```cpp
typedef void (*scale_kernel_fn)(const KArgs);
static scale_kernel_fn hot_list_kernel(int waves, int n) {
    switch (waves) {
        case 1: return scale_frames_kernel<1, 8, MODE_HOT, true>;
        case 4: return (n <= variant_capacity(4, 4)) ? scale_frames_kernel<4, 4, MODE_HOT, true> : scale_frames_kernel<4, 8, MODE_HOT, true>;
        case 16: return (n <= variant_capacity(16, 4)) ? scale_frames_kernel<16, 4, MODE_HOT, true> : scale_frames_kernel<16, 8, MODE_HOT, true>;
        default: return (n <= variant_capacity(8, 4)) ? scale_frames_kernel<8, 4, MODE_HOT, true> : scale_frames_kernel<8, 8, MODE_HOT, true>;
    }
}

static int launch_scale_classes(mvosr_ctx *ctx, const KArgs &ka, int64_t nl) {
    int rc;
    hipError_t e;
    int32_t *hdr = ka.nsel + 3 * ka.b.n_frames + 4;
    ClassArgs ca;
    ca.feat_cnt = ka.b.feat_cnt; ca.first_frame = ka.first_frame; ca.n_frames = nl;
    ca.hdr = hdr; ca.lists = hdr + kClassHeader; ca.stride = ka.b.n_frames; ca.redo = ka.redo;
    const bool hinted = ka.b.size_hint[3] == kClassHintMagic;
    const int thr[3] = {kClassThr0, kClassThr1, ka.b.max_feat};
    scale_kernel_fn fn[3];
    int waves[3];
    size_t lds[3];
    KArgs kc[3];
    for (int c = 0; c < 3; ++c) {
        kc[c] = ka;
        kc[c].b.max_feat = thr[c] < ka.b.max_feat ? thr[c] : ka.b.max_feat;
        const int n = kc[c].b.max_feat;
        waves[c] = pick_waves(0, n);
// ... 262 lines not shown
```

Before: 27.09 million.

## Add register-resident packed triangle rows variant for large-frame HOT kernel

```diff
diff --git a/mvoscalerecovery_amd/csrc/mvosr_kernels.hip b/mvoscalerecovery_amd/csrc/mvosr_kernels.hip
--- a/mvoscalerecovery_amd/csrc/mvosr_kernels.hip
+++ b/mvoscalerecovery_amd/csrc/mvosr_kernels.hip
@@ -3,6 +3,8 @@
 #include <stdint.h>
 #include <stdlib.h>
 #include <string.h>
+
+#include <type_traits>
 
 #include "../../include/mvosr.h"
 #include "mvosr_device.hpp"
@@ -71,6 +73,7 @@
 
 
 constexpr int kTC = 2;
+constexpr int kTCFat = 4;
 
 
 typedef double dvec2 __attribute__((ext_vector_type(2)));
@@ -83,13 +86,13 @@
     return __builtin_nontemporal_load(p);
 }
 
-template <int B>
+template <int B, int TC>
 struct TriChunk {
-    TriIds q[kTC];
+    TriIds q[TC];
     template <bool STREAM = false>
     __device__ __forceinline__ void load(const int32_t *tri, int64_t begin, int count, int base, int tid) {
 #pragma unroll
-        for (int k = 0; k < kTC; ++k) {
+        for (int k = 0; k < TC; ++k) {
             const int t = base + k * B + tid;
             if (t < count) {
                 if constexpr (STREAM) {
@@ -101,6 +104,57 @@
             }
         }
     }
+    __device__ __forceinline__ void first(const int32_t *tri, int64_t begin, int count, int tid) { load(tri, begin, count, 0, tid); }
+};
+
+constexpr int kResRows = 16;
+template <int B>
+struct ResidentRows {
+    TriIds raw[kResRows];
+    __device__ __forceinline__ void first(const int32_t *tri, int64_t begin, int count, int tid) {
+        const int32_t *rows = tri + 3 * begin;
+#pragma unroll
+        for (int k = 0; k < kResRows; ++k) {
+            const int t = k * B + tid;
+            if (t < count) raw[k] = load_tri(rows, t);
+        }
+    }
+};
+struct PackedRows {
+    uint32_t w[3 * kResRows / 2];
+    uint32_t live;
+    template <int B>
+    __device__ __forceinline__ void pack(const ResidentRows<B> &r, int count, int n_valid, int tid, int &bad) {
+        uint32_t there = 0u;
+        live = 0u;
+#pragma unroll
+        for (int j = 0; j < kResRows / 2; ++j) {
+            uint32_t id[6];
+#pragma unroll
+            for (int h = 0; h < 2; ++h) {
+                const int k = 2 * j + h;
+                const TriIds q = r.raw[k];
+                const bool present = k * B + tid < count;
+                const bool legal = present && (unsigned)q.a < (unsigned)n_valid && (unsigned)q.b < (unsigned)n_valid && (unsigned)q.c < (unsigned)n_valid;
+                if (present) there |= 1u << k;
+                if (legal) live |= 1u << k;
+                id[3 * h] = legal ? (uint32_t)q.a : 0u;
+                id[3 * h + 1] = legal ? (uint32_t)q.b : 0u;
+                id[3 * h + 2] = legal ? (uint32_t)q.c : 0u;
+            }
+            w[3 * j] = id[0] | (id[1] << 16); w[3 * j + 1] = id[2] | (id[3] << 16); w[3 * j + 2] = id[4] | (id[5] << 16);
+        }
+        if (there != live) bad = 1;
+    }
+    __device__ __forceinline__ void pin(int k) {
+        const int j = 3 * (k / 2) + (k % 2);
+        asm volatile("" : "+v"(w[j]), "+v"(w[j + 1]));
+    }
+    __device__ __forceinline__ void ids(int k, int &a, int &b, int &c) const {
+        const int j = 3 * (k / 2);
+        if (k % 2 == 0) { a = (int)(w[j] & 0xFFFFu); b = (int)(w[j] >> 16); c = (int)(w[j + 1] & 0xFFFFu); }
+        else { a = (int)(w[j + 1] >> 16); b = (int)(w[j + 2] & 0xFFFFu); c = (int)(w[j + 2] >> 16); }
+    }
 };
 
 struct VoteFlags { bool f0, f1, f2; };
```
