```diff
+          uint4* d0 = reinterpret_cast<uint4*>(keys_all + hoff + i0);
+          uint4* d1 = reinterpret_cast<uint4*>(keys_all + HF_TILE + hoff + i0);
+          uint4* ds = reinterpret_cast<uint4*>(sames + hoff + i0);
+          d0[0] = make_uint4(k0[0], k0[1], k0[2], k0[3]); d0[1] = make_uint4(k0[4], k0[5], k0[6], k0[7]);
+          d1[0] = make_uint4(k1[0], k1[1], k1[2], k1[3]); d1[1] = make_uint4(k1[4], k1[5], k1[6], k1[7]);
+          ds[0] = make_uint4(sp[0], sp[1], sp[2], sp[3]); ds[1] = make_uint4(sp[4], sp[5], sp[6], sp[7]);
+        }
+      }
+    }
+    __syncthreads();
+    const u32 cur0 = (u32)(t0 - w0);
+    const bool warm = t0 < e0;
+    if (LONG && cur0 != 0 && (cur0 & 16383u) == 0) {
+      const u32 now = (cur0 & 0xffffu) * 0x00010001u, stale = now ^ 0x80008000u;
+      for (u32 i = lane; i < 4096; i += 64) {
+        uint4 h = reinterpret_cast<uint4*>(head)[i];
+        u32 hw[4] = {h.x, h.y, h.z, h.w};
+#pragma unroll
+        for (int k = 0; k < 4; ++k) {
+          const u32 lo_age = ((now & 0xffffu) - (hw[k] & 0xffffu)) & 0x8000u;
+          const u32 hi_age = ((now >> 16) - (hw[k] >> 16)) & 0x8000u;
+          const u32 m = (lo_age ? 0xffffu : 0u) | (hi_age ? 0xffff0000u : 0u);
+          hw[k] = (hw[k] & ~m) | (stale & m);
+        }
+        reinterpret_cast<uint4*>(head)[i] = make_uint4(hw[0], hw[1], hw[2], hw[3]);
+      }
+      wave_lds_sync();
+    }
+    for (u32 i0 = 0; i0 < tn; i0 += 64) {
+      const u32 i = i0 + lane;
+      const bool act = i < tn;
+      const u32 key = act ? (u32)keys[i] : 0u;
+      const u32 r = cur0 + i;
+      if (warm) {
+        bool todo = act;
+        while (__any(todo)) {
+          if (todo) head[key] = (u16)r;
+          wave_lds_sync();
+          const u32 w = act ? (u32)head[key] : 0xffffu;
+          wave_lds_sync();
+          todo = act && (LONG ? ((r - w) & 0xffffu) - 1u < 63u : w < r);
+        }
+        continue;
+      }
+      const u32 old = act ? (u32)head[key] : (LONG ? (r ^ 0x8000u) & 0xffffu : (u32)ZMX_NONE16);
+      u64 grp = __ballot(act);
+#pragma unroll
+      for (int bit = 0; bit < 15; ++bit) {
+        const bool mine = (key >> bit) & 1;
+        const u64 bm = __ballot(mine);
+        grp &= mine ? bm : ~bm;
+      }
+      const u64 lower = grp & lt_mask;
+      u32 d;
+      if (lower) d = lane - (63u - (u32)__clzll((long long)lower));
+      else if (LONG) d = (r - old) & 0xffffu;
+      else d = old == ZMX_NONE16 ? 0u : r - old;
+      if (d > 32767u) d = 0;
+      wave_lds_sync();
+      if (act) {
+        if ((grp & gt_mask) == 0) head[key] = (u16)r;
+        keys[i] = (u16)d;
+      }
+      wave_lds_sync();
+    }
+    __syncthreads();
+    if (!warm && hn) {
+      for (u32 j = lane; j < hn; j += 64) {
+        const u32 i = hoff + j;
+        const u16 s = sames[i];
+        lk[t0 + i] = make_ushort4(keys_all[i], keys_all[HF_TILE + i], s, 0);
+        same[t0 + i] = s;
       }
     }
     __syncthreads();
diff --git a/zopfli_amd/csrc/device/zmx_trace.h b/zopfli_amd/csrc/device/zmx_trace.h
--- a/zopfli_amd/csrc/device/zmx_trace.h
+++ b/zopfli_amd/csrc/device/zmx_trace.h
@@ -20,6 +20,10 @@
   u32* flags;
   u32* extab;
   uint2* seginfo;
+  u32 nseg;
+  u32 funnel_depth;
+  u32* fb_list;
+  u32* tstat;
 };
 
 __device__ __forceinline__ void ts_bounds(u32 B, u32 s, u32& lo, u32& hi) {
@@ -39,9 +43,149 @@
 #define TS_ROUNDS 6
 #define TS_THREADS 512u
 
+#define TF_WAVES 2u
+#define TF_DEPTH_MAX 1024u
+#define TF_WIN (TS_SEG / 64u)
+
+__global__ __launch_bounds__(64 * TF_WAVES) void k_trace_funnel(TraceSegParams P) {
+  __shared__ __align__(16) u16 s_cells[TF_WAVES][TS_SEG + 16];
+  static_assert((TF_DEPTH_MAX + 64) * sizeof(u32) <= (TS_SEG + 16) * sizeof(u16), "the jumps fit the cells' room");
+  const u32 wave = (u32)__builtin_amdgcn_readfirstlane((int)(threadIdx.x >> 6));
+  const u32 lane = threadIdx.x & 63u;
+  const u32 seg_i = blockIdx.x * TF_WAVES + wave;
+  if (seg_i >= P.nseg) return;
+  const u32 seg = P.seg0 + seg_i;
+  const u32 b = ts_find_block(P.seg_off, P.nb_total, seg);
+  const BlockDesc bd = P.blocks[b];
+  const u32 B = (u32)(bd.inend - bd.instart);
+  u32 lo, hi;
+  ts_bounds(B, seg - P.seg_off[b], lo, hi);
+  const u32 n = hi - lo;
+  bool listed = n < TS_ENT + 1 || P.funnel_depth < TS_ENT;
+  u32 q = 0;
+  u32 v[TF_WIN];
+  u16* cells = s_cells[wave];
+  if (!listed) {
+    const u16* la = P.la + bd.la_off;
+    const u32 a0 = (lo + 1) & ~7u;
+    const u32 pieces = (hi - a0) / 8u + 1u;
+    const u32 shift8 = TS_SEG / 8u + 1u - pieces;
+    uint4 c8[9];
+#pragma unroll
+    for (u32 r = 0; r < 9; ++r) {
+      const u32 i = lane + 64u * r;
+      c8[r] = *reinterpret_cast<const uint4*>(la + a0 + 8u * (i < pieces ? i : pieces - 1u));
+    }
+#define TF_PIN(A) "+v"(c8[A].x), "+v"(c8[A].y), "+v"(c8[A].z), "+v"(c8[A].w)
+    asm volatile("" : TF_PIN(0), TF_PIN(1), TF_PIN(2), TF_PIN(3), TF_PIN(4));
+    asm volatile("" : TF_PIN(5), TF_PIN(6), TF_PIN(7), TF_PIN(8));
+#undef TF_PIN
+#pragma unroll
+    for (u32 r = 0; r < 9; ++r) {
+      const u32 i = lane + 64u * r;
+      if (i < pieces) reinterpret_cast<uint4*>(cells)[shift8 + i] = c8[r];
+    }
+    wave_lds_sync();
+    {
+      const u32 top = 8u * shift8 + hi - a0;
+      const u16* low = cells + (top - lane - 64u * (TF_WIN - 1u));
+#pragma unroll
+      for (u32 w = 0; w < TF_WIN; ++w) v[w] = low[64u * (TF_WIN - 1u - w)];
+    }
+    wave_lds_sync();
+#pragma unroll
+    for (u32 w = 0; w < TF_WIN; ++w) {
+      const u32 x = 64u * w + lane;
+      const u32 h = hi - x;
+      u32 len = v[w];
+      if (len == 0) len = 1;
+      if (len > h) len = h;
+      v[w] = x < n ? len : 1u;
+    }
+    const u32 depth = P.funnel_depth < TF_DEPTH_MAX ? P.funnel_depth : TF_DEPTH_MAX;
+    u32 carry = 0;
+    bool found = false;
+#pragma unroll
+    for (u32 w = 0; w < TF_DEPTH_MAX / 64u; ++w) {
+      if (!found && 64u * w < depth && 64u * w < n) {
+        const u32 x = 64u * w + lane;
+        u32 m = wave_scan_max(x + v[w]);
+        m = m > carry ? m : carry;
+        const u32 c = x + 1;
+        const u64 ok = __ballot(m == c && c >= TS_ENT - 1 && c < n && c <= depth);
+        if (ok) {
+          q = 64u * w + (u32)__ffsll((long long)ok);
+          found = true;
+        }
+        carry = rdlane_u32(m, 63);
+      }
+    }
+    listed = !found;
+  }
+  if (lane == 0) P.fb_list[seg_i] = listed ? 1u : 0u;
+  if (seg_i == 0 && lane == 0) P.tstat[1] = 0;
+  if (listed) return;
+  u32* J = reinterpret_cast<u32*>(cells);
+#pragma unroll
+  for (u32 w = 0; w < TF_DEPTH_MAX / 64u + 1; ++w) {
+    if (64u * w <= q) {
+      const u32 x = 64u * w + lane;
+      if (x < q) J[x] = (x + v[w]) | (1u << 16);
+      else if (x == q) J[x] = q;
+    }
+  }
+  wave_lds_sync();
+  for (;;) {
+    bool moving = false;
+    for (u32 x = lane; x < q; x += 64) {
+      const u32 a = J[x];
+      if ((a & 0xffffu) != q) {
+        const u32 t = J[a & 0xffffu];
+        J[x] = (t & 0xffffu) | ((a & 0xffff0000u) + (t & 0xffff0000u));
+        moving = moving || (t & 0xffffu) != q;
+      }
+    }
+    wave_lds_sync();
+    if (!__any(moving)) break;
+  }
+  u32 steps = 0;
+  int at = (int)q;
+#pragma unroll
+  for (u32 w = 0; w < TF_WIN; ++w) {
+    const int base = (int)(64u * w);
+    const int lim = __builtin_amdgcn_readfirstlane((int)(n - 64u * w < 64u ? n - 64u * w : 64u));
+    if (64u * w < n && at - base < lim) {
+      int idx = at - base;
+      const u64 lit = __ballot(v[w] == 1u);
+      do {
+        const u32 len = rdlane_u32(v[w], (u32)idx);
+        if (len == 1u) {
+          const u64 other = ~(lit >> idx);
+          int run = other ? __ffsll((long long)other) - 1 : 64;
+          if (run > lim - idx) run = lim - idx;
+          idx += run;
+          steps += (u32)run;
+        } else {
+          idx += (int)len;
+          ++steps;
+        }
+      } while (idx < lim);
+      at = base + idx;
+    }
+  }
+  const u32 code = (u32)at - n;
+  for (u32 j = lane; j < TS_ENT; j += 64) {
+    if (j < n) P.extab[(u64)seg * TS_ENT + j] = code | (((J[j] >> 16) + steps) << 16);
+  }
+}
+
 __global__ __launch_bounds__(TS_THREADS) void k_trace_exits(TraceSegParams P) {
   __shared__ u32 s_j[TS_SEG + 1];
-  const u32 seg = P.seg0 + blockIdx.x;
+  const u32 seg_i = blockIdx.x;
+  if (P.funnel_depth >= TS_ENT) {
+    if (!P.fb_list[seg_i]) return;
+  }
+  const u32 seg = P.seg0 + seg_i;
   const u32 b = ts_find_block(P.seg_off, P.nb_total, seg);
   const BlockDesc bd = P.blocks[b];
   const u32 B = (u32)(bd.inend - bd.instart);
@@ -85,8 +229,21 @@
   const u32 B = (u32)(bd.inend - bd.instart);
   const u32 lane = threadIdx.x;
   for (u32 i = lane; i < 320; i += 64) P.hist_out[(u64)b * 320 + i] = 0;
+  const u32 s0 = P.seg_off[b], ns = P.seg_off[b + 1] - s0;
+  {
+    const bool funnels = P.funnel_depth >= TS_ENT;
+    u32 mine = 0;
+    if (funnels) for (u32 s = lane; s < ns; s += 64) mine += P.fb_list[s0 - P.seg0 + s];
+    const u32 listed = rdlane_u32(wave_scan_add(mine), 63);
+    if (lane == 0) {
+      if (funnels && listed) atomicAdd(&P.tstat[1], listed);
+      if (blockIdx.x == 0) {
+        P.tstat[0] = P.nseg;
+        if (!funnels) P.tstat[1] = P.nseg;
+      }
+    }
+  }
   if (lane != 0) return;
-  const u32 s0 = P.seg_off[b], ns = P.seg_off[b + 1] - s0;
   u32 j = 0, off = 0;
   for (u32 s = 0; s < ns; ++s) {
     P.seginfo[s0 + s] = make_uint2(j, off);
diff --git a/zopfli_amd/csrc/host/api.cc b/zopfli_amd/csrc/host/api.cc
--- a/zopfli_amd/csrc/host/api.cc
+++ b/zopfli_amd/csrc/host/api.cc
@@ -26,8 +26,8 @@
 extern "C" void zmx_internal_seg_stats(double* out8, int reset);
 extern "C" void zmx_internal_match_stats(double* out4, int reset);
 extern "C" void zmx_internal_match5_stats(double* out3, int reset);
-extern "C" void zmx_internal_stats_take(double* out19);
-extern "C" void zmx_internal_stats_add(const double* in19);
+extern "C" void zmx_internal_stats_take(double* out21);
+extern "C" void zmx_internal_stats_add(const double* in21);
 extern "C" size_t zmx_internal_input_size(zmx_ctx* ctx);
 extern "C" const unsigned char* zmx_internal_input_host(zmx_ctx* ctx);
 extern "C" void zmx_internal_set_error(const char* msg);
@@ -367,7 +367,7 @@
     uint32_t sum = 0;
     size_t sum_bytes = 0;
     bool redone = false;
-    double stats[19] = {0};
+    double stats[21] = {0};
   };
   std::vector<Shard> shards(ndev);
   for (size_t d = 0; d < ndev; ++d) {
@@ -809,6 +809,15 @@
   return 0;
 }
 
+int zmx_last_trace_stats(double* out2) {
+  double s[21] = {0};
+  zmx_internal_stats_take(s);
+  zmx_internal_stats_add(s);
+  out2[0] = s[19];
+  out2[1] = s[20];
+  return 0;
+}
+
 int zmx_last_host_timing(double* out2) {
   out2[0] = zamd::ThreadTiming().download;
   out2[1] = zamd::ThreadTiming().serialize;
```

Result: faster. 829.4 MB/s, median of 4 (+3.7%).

Goal of the exercise: Every line that includes "template" must be copied from the material above.

Final answer:
-template <int B>
+template <int B, int TC>
     template <bool STREAM = false>
+template <int B>
+    template <int B>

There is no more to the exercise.